• _Instructions for the task_: The answer should be one number only, namely how many lines of the records hold the word "hipMemcpyAsync".

[Saved data entries]
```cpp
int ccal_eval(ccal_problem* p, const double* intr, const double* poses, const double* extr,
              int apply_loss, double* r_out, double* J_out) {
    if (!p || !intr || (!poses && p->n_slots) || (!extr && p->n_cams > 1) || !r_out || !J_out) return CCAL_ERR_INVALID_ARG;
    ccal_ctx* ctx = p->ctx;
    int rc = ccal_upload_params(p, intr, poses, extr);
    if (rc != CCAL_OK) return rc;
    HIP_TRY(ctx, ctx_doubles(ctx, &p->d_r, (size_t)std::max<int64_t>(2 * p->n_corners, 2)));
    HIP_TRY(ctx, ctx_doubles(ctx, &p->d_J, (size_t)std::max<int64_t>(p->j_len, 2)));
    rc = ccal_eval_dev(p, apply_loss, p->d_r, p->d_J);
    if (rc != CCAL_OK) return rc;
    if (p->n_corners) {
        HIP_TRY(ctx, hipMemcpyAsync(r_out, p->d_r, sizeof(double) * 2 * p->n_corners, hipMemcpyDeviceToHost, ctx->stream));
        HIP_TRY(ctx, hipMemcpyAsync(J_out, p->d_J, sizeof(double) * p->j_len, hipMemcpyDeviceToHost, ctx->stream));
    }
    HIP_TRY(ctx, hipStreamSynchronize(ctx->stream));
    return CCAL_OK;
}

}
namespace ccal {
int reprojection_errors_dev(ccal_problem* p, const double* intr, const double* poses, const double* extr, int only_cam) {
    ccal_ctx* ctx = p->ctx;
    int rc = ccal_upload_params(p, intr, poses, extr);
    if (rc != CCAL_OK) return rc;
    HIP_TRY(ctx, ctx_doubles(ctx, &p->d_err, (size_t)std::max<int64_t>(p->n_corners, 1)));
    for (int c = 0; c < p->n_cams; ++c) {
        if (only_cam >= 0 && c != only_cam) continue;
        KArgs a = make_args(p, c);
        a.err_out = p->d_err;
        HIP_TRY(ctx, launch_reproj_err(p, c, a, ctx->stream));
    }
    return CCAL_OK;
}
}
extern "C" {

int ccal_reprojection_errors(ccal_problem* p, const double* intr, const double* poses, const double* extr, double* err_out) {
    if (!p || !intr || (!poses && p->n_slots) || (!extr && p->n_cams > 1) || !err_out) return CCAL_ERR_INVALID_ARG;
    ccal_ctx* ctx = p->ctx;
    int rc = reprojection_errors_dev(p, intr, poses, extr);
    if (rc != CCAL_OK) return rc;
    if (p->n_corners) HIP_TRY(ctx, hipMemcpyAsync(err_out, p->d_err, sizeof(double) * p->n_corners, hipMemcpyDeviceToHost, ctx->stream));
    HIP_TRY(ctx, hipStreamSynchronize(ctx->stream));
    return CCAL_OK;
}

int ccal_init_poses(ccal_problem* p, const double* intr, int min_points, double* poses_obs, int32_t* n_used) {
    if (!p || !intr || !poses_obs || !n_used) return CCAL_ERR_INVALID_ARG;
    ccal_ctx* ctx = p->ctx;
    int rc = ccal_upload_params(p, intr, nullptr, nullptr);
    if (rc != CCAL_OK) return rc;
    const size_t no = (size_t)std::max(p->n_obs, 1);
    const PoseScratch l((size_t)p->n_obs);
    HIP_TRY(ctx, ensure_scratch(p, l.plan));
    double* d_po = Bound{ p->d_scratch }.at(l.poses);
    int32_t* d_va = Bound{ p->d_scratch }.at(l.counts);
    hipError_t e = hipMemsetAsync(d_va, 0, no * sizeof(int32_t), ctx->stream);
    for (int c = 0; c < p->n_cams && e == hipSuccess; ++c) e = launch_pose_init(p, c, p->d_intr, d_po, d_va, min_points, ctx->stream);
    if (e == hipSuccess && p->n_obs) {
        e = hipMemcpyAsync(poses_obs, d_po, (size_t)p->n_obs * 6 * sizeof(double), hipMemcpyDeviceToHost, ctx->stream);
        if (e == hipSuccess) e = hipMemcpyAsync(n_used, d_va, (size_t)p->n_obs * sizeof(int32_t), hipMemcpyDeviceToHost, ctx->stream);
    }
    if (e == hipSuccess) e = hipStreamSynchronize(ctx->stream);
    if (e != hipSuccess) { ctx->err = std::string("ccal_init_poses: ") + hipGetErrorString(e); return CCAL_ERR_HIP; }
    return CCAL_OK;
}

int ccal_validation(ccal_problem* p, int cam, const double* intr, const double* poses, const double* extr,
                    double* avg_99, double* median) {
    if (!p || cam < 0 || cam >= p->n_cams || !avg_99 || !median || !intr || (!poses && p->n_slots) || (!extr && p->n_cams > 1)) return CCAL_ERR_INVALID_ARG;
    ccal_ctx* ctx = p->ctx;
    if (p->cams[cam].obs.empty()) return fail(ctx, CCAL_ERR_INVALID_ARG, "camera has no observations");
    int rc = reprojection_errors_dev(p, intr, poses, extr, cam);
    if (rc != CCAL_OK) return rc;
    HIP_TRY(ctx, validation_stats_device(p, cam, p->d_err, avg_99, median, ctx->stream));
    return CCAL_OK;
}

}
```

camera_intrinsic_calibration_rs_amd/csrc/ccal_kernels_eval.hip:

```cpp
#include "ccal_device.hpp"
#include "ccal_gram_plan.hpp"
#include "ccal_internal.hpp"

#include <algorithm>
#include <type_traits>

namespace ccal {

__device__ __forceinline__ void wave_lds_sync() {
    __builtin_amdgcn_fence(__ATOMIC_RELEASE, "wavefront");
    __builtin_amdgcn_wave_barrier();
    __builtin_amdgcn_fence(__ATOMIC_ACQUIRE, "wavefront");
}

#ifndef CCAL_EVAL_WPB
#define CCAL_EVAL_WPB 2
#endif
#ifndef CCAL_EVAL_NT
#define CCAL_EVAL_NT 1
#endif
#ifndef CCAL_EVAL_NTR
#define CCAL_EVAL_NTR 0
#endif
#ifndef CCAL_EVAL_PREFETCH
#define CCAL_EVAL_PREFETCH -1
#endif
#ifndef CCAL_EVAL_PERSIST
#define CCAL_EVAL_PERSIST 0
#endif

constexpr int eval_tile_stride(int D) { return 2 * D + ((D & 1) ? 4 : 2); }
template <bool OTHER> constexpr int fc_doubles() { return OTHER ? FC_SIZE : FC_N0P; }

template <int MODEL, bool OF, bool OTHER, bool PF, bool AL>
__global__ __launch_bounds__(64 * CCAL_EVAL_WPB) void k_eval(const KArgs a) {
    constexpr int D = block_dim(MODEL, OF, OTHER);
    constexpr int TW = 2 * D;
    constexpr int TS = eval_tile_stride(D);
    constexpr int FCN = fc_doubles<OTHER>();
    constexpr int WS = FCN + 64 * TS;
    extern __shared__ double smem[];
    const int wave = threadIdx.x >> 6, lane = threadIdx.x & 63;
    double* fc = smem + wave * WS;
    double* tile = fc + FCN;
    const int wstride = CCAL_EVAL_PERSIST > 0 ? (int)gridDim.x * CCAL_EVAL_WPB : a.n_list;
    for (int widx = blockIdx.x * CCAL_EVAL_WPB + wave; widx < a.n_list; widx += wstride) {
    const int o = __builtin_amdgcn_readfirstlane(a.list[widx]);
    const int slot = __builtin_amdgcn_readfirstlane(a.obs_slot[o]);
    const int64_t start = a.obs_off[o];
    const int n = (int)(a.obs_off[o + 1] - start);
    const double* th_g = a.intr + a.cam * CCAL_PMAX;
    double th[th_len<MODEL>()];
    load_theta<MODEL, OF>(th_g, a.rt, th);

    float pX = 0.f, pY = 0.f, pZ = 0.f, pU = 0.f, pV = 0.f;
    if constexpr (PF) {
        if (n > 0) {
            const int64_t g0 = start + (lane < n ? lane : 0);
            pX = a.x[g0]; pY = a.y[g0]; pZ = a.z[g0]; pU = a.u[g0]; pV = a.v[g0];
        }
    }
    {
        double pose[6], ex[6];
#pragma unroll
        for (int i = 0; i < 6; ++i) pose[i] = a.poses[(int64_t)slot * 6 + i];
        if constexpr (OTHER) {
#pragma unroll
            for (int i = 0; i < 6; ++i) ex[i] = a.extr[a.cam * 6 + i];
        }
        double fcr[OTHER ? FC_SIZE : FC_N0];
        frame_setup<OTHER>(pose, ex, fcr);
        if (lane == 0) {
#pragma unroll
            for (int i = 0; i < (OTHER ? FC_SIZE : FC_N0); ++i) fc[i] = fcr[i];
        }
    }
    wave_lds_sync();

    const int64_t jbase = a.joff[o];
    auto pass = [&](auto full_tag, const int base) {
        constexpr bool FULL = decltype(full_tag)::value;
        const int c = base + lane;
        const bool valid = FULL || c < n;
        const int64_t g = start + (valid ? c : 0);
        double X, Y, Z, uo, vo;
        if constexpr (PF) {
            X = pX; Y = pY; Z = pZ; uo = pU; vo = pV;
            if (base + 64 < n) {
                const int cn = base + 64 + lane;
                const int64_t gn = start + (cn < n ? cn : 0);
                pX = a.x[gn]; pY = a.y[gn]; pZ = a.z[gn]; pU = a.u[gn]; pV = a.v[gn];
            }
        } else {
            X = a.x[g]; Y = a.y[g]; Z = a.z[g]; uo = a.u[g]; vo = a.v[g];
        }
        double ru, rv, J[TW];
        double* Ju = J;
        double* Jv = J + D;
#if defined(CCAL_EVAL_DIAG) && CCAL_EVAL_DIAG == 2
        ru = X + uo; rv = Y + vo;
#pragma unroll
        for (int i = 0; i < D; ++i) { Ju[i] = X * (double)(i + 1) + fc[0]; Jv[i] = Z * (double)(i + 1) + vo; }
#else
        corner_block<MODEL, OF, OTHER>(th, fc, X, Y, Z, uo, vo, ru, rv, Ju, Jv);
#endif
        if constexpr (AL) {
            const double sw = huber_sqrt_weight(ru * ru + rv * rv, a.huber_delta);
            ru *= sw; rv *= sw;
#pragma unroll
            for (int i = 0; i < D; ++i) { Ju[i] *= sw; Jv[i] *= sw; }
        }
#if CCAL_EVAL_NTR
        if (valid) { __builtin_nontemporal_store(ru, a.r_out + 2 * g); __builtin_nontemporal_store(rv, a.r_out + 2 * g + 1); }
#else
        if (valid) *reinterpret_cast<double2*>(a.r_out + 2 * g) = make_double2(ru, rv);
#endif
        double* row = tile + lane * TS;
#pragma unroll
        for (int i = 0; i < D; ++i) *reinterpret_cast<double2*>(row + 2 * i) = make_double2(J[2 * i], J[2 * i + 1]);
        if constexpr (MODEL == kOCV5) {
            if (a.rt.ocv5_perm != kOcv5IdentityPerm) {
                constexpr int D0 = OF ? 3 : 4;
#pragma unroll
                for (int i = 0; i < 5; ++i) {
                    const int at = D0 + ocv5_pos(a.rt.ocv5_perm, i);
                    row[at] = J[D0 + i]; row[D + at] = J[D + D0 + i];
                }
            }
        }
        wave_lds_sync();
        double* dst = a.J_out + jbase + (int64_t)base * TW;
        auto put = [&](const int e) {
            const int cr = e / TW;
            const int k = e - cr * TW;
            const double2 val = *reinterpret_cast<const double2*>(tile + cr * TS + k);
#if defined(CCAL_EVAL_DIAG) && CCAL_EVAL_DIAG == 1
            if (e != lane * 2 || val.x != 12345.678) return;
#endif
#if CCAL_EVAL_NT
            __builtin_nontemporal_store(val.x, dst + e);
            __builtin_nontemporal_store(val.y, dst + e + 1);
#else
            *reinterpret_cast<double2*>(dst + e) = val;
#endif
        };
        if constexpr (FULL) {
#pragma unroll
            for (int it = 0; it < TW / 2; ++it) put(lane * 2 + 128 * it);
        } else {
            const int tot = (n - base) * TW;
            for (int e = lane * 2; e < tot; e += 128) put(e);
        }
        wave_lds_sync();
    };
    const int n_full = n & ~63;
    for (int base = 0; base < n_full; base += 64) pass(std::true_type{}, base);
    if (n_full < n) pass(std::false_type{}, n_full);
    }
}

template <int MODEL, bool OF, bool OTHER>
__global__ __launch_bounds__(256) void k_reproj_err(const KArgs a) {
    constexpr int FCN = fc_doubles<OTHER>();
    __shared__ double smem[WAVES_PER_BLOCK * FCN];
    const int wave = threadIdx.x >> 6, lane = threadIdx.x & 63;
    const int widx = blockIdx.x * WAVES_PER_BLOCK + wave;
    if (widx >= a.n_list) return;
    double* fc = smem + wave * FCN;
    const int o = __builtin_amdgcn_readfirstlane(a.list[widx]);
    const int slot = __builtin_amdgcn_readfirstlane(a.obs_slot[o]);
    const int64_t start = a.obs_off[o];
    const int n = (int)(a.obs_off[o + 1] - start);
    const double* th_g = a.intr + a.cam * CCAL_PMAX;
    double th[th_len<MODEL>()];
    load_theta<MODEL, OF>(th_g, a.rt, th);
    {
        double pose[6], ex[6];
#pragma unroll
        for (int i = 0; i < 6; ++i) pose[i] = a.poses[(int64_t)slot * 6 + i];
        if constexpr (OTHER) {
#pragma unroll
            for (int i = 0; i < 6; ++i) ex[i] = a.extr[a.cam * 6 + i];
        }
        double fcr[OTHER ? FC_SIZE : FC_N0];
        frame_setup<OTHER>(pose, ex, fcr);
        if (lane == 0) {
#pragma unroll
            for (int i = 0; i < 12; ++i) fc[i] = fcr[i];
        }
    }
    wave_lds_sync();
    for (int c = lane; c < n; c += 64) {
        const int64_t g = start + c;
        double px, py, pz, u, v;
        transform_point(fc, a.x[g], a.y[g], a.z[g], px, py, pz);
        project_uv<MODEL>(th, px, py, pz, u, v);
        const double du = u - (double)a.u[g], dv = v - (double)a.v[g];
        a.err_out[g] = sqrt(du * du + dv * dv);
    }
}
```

• _Answer box_: 5